The region R is bounded by y = sin x and the x-axis on the interval [0, 2π/3]. Write a definite integral for the volume V of the solid formed when R is revolved around the x-axis and then find V. Type pi for π if needed in the integral limits.

Answer 1

The integral is

`\displaystyle\pi\int_0^(2\pi/3)\sin^2x\,\mathrm dx`

Recall the double angle identity,

`\sin^2x=\frac{1-\cos(2x)}2`

Then the volume is

`\displaystyle\frac\pi2\int_0^(2\pi/3)(1-\cos(2x))\,\mathrm dx=\frac\pi2\left(x-\frac12\sin(2x)\right)\bigg|_0^(2\pi/3)`

`=\displaystyle\frac\pi2(\frac{2\pi}3-\frac12\sin\frac{4\pi}3\right)`

`=\boxed{\frac{\pi^2}3+\frac{\pi\sqrt3}8}`

Answer 2

`V=(\pi^2)/(3)+(\pi\sqrt3)/(8)`

Explanation:

We are given that a region R is bounded by y= sin x and x- axis on the interval
`[0,(2\pi)/(3)]`

We have to write definite integral for the volume V of solid formed by R is revolved about x- axis and we have to find V.

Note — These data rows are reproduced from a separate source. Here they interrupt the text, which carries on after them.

## Compute depthwise conv on 2x2 output patches per lane with register windows

The forward and backward depthwise 3x3 conv kernels now give each lane a 2x2 output patch and load a 4x4 input window from shared memory with float2 reads. The shared-memory pitch changes to a fixed 20-float layout padded against bank conflicts. Weights are read straight from global memory into registers instead of a shared weight table, and each wave owns whole channels. The forward pass writes paired outputs for both planes when alignment allows. The backward SiLU/weight-grad stage is rebalanced across channel pairs with cross-half reductions, which adds register pressure and more complex indexing.

```diff
diff --git a/tam-tr_amd/csrc/dwconv.hip b/tam-tr_amd/csrc/dwconv.hip
--- a/tam-tr_amd/csrc/dwconv.hip
+++ b/tam-tr_amd/csrc/dwconv.hip
@@ -49,9 +49,22 @@
   return make_float4(__uint_as_float(v.x << 16), __uint_as_float(v.x & 0xffff0000u), __uint_as_float(v.y << 16), __uint_as_float(v.y & 0xffff0000u));
 }
 
-template <typename T, int CB, int HALO, int PITCH>
-__device__ __forceinline__ void stage_tile(const T* __restrict__ x, size_t xs, int b, int d0, int h0, int w0, int H, int W,
-                                           float (*s)[TS + 2 * HALO][PITCH]) {
+__device__ __forceinline__ void plane_st2(float* p, float a, float b) { *reinterpret_cast<float2*>(p) = make_float2(a, b); }
+__device__ __forceinline__ void plane_st2(bf16_t* p, float a, float b) { *reinterpret_cast<uint32_t*>(p) = (uint32_t)f2bf(a) | ((uint32_t)f2bf(b) << 16); }
+
+constexpr int TP = 20;
+__device__ __forceinline__ void patch_of_lane(int lane, int& pi, int& pj) { pj = lane & 7; pi = ((lane >> 3) & 3) * 2 + (lane >> 5); }
+
+__device__ __forceinline__ void ld_window(const float* sp, float (&o)[4][4]) {
+#pragma unroll
+  for (int r = 0; r < 4; ++r) {
+    const float2 a = *reinterpret_cast<const float2*>(sp + r * TP), c = *reinterpret_cast<const float2*>(sp + r * TP + 2);
+    o[r][0] = a.x; o[r][1] = a.y; o[r][2] = c.x; o[r][3] = c.y;
+  }
+}
+
+template <typename T, int CB, int HALO, int PITCH, int CS>
+__device__ __forceinline__ void stage_tile(const T* __restrict__ x, size_t xs, int b, int d0, int h0, int w0, int H, int W, float* s) {
   constexpr int SIDE = TS + 2 * HALO, VN = Vec16<T>::N, GROUPS = CB / VN, TOTAL = SIDE * SIDE * GROUPS;
   constexpr int N_IT = (TOTAL + DW_THREADS - 1) / DW_THREADS;
   float v[N_IT][VN];
@@ -72,7 +85,7 @@
       const int h = h0 + py - HALO, w = w0 + px - HALO;
       const float keep = (h >= 0 && h < H && w >= 0 && w < W) ? 1.f : 0.f;
 #pragma unroll
-      for (int j = 0; j < VN; ++j) s[gq * VN + j][py][px] = v[k][j] * keep;
+      for (int j = 0; j < VN; ++j) s[(gq * VN + j) * CS + py * PITCH + px] = v[k][j] * keep;
     }
   }
 }
@@ -80,34 +93,96 @@
 template <typename T, typename PT>
 __global__ __launch_bounds__(DW_THREADS) void dwconv_cross_fwd_kernel(const T* __restrict__ x, size_t xs, const float* __restrict__ wgt,
                                                                        const float* __restrict__ bias, PT* __restrict__ u2, int D,
-                                                                       int H, int W, int tiles_w) {
-  constexpr int CB = CB_FWD, SIDE = TS + 2, PITCH = SIDE + 1;
-  __shared__ float s_in[CB][SIDE][PITCH];
-  __shared__ float s_w[CB][10];
+                                                                       int H, int W, int tiles_w, int pair) {
+  constexpr int CB = CB_FWD, SIDE = TS + 2, CS = SIDE * TP + 2;
+  static_assert(SIDE <= TP && (8 * CS) % 64 == 16, "see the note on TP");
+  __shared__ __attribute__((aligned(16))) float s_in[CB * CS];
   const int th = blockIdx.x / tiles_w, tw = blockIdx.x - th * tiles_w;
   const int d0 = blockIdx.y * CB, b = blockIdx.z, h0 = th * TS, w0 = tw * TS;
   const size_t L = (size_t)H * W;
-  for (int i = threadIdx.x; i < CB * 10; i += DW_THREADS) {
-    const int c = i / 10, k = i - c * 10;
-    s_w[c][k] = k < 9 ? wgt[(size_t)(d0 + c) * 9 + k] : (bias ? bias[d0 + c] : 0.f);
-  }
-  stage_tile<T, CB, 1, PITCH>(x, xs, b, d0, h0, w0, H, W, s_in);
-  __syncthreads();
-#pragma unroll
-  for (int pass = 0; pass < 2; ++pass) {
-    const int ty = pass == 0 ? threadIdx.x / TS : threadIdx.x % TS;
-    const int tx = pass == 0 ? threadIdx.x % TS : threadIdx.x / TS;
-    const int h = h0 + ty, w = w0 + tx;
-    if (h >= H || w >= W) continue;
-    PT* out = u2 + ((size_t)(b * 2 + pass) * D + d0) * L + (pass == 0 ? (size_t)h * W + w : (size_t)w * H + h);
-    for (int c = 0; c < CB; ++c) {
-      float acc = s_w[c][9];
+  stage_tile<T, CB, 1, TP, CS>(x, xs, b, d0, h0, w0, H, W, s_in);
+  __syncthreads();
+  const int wv = __builtin_amdgcn_readfirstlane(threadIdx.x / WAVE);
+  int pi, pj;
+  patch_of_lane(threadIdx.x % WAVE, pi, pj);
+  const int h = h0 + 2 * pi, w = w0 + 2 * pj;
+  if (h >= H || w >= W) return;
+  const bool h1 = h + 1 < H, w1 = w + 1 < W;
+  for (int c = wv; c < CB; c += DW_THREADS / WAVE) {
+    float wk[9];
+#pragma unroll
+    for (int k = 0; k < 9; ++k) wk[k] = wgt[(size_t)(d0 + c) * 9 + k];
+    const float bc = bias ? bias[d0 + c] : 0.f;
+    float in[4][4], o[2][2];
+    ld_window(s_in + c * CS + 2 * pi * TP + 2 * pj, in);
+#pragma unroll
+    for (int dy = 0; dy < 2; ++dy)
+#pragma unroll
+      for (int dx = 0; dx < 2; ++dx) {
+        float acc = bc;
+#pragma unroll
+        for (int ky = 0; ky < 3; ++ky)
+#pragma unroll
+          for (int kx = 0; kx < 3; ++kx) acc = fmaf(wk[ky * 3 + kx], in[dy + ky][dx + kx], acc);
+        o[dy][dx] = silu_f(acc);
+      }
+    PT* p0 = u2 + ((size_t)(b * 2 + 0) * D + d0 + c) * L + (size_t)h * W + w;
+    PT* p1 = u2 + ((size_t)(b * 2 + 1) * D + d0 + c) * L + (size_t)w * H + h;
+    if (pair & 1) {
+      plane_st2(p0, o[0][0], o[0][1]);
+      if (h1) plane_st2(p0 + W, o[1][0], o[1][1]);
+    } else {
+      plane_st(p0, o[0][0]);
+      if (w1) plane_st(p0 + 1, o[0][1]);
+      if (h1) {
+        plane_st(p0 + W, o[1][0]);
+        if (w1) plane_st(p0 + W + 1, o[1][1]);
+      }
+    }
+    if (pair & 2) {
+      plane_st2(p1, o[0][0], o[1][0]);
+      if (w1) plane_st2(p1 + H, o[0][1], o[1][1]);
+    } else {
+      plane_st(p1, o[0][0]);
+      if (h1) plane_st(p1 + 1, o[1][0]);
+      if (w1) {
+        plane_st(p1 + H, o[0][1]);
+        if (h1) plane_st(p1 + H + 1, o[1][1]);
+      }
+    }
+  }
+}
+
+__device__ __forceinline__ void silu_bwd_patch(const float* sx, float* sg, int pi, int pj, bool act, const float (&w)[10], int hb, int wb,
+                                               int H, int W, float (&dwk)[10]) {
+  float in[4][4];
+  ld_window(sx + 2 * pi * TP + 2 * pj, in);
+  float* gp = sg + 2 * pi * TP + 2 * pj;
+  const float2 g0 = *reinterpret_cast<const float2*>(gp), g1 = *reinterpret_cast<const float2*>(gp + TP);
+  float g[2][2] = {{g0.x, g0.y}, {g1.x, g1.y}};
+#pragma unroll
+  for (int dy = 0; dy < 2; ++dy)
+#pragma unroll
+    for (int dx = 0; dx < 2; ++dx) {
+      const int py = 2 * pi + dy, px = 2 * pj + dx, h = hb + py, wp = wb + px;
+      float acc = w[9];
 #pragma unroll
       for (int ky = 0; ky < 3; ++ky)
 #pragma unroll
-        for (int kx = 0; kx < 3; ++kx) acc = fmaf(s_w[c][ky * 3 + kx], s_in[c][ty + ky][tx + kx], acc);
-      plane_st(out + (size_t)c * L, silu_f(acc));
-    }
+        for (int kx = 0; kx < 3; ++kx) acc = fmaf(w[ky * 3 + kx], in[dy + ky][dx + kx], acc);
+      const float sgm = 1.f / (1.f + __expf(-acc));
+      const float gv = (h >= 0 && h < H && wp >= 0 && wp < W) ? g[dy][dx] * (sgm * (1.f + acc * (1.f - sgm))) : 0.f;
+      g[dy][dx] = gv;
+      const float gc = (act && py >= 1 && py <= TS && px >= 1 && px <= TS) ? gv : 0.f;
+#pragma unroll
+      for (int ky = 0; ky < 3; ++ky)
+#pragma unroll
+        for (int kx = 0; kx < 3; ++kx) dwk[ky * 3 + kx] = fmaf(gc, in[dy + ky][dx + kx], dwk[ky * 3 + kx]);
+      dwk[9] += gc;
+    }
+  if (act) {
+    *reinterpret_cast<float2*>(gp) = make_float2(g[0][0], g[0][1]);
+    *reinterpret_cast<float2*>(gp + TP) = make_float2(g[1][0], g[1][1]);
   }
 }
 
@@ -116,19 +191,16 @@
                                                                        const float* __restrict__ wgt, const float* __restrict__ bias,
                                                                        T* __restrict__ gx, size_t gxs, float* __restrict__ ws, int D,
                                                                        int H, int W, int tiles_w, int tiles) {
-  constexpr int CB = CB_BWD, XS = TS + 4, XP = XS + 1, GS = TS + 2, GP = GS + 1;
-  __shared__ float s_x[CB][XS][XP];
-  __shared__ float s_g[CB][GS][GP];
-  __shared__ float s_w[CB][10];
+  constexpr int CB = CB_BWD, XS = TS + 4, XP = TP, CSX = XS * XP + 4, GS = TS + 2, GP = TP, CSG = GS * GP;
+  constexpr int NW = DW_THREADS / WAVE;
+  static_assert(XS <= TP && (8 * CSX) % 64 == 32 && CB % (2 * NW) == 0, "see the note on TP; a wave works on pairs of channels");
+  __shared__ __attribute__((aligned(16))) float s_x[CB * CSX];
+  __shared__ __attribute__((aligned(16))) float s_g[CB * CSG];
   const int th = blockIdx.x / tiles_w, tw = blockIdx.x - th * tiles_w;
   const int d0 = blockIdx.y * CB, b = blockIdx.z, h0 = th * TS, w0 = tw * TS;
   const size_t L = (size_t)H * W;
-  for (int i = threadIdx.x; i < CB * 10; i += DW_THREADS) {
-    const int c = i / 10, k = i - c * 10;
-    s_w[c][k] = k < 9 ? wgt[(size_t)(d0 + c) * 9 + k] : (bias ? bias[d0 + c] : 0.f);
-  }
 #ifndef DW_ABL_NOX
-  stage_tile<T, CB, 2, XP>(x, xs, b, d0, h0, w0, H, W, s_x);
+  stage_tile<T, CB, 2, XP, CSX>(x, xs, b, d0, h0, w0, H, W, s_x);
 #endif
 #ifndef DW_ABL_NOG
   if ((W & 3) == 0 && (H & 3) == 0) {
@@ -159,8 +231,8 @@
           for (int j = 0; j < 4; ++j) {
             const int pos = 4 * q + j - 3;
             if (pos >= 0 && pos < GS) {
-              if (plane == 0) s_g[c][line][pos] = e[j];
-              else s_g[c][pos][line] += e[j];
+              if (plane == 0) s_g[c * CSG + line * GP + pos] = e[j];
+              else s_g[c * CSG + pos * GP + line] += e[j];
             }
           }
         }
@@ -186,7 +258,7 @@
         const int it = threadIdx.x + (k0 + k) * DW_THREADS;
         if (it < CB * GS * GS) {
           const int c = it / (GS * GS), r = it - c * (GS * GS), py = r / GS, px = r - py * GS;
-          s_g[c][py][px] = v[k];
+          s_g[c * CSG + py * GP + px] = v[k];
         }
       }
     }
@@ -211,7 +283,7 @@
         const int it = threadIdx.x + (k0 + k) * DW_THREADS;
         if (it < CB * GS * GS) {
           const int c = it / (GS * GS), r = it - c * (GS * GS), px = r / GS, py = r - px * GS;
-          s_g[c][py][px] += v[k];
+          s_g[c * CSG + py * GP + px] += v[k];
         }
       }
     }
@@ -219,61 +291,66 @@
   }
 #endif
   __syncthreads();
+  const int lane = threadIdx.x % WAVE, wv = __builtin_amdgcn_readfirstlane(threadIdx.x / WAVE);
+  int pi, pj;
+  patch_of_lane(lane, pi, pj);
 #ifndef DW_ABL_NOSILU
   {
-    constexpr int TPC = DW_THREADS / CB;
-    static_assert(DW_THREADS % CB == 0 && TPC <= WAVE && (TPC & (TPC - 1)) == 0, "a power-of-two lane group per channel");
-    const int c = threadIdx.x / TPC, sub = threadIdx.x % TPC;
-    float wk[9], dwk[10];
-#pragma unroll
-    for (int k9 = 0; k9 < 9; ++k9) { wk[k9] = s_w[c][k9]; dwk[k9] = 0.f; }
-    dwk[9] = 0.f;
-    const float bc = s_w[c][9];
-    for (int r = sub; r < GS * GS; r += TPC) {
-      const int px = r / GS, py = r - px * GS;
-      const int h = h0 + py - 1, w = w0 + px - 1;
-      float g = 0.f;
-      if (h >= 0 && h < H && w >= 0 && w < W) {
-        g = s_g[c][py][px];
-        float xin[9], acc = bc;
+    const int l32 = lane & 31, half = lane >> 5;
+    const bool ract = l32 < 17;
+    const int ri = l32 < 9 ? 8 : min(l32 - 9, 7), rj = l32 < 9 ? l32 : 8;
+    for (int q = wv; q < CB / 2; q += NW) {
+      const int c0 = 2 * q;
+      float wk[2][10], wr[10], dwk[3][10];
+#pragma unroll
+      for (int e = 0; e < 2; ++e) {
+#pragma unroll
+        for (int k9 = 0; k9 < 9; ++k9) wk[e][k9] = wgt[(size_t)(d0 + c0 + e) * 9 + k9];
+        wk[e][9] = bias ? bias[d0 + c0 + e] : 0.f;
+      }
+#pragma unroll
+      for (int k9 = 0; k9 < 10; ++k9) { wr[k9] = half ? wk[1][k9] : wk[0][k9]; dwk[0][k9] = dwk[1][k9] = dwk[2][k9] = 0.f; }
+      silu_bwd_patch(s_x + c0 * CSX, s_g + c0 * CSG, pi, pj, true, wk[0], h0 - 1, w0 - 1, H, W, dwk[0]);
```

Volume of solid is given by

`V=\pi \int_(0)^{(2\pi)/(3)} sin^2 xdx`

We know that
`sin^2x=(1-cos2x)/(2)`

`V=(\pi)/(2) \int_(0)^{(2\pi)/(3)} (1-cos 2x) dx`

`V=(\pi)/(2)(x-(sin2x)/(2))^{(2\pi)/(3)}_(0)`

`V=(\pi)/(2)((2\pi)/(3)-(1)/(2)sin(4\pi)/(3))`

`V=(\pi)/(2)((2\pi)/(3)-(1)/(2)sin(\pi+(\pi)/(3)))`

`V=(\pi)/(2)((2\pi)/(3)+(1)/(2)sin(\pi)/(3))`

`sin(\pi+(\pi)/(3))=-sin(\pi)/(3)=-(\sqrt3)/(2)`

`V=(\pi)/(2)((2\pi)/(3)+(1)/(2)\cdot(\sqrt3)/(2))`

`V=(\pi^2)/(3)+(\pi\sqrt3)/(8)`

Hence, the volume of solid when R is revolved around the x- axis=
`V=(\pi^2)/(3)+(\pi\sqrt3)/(8)`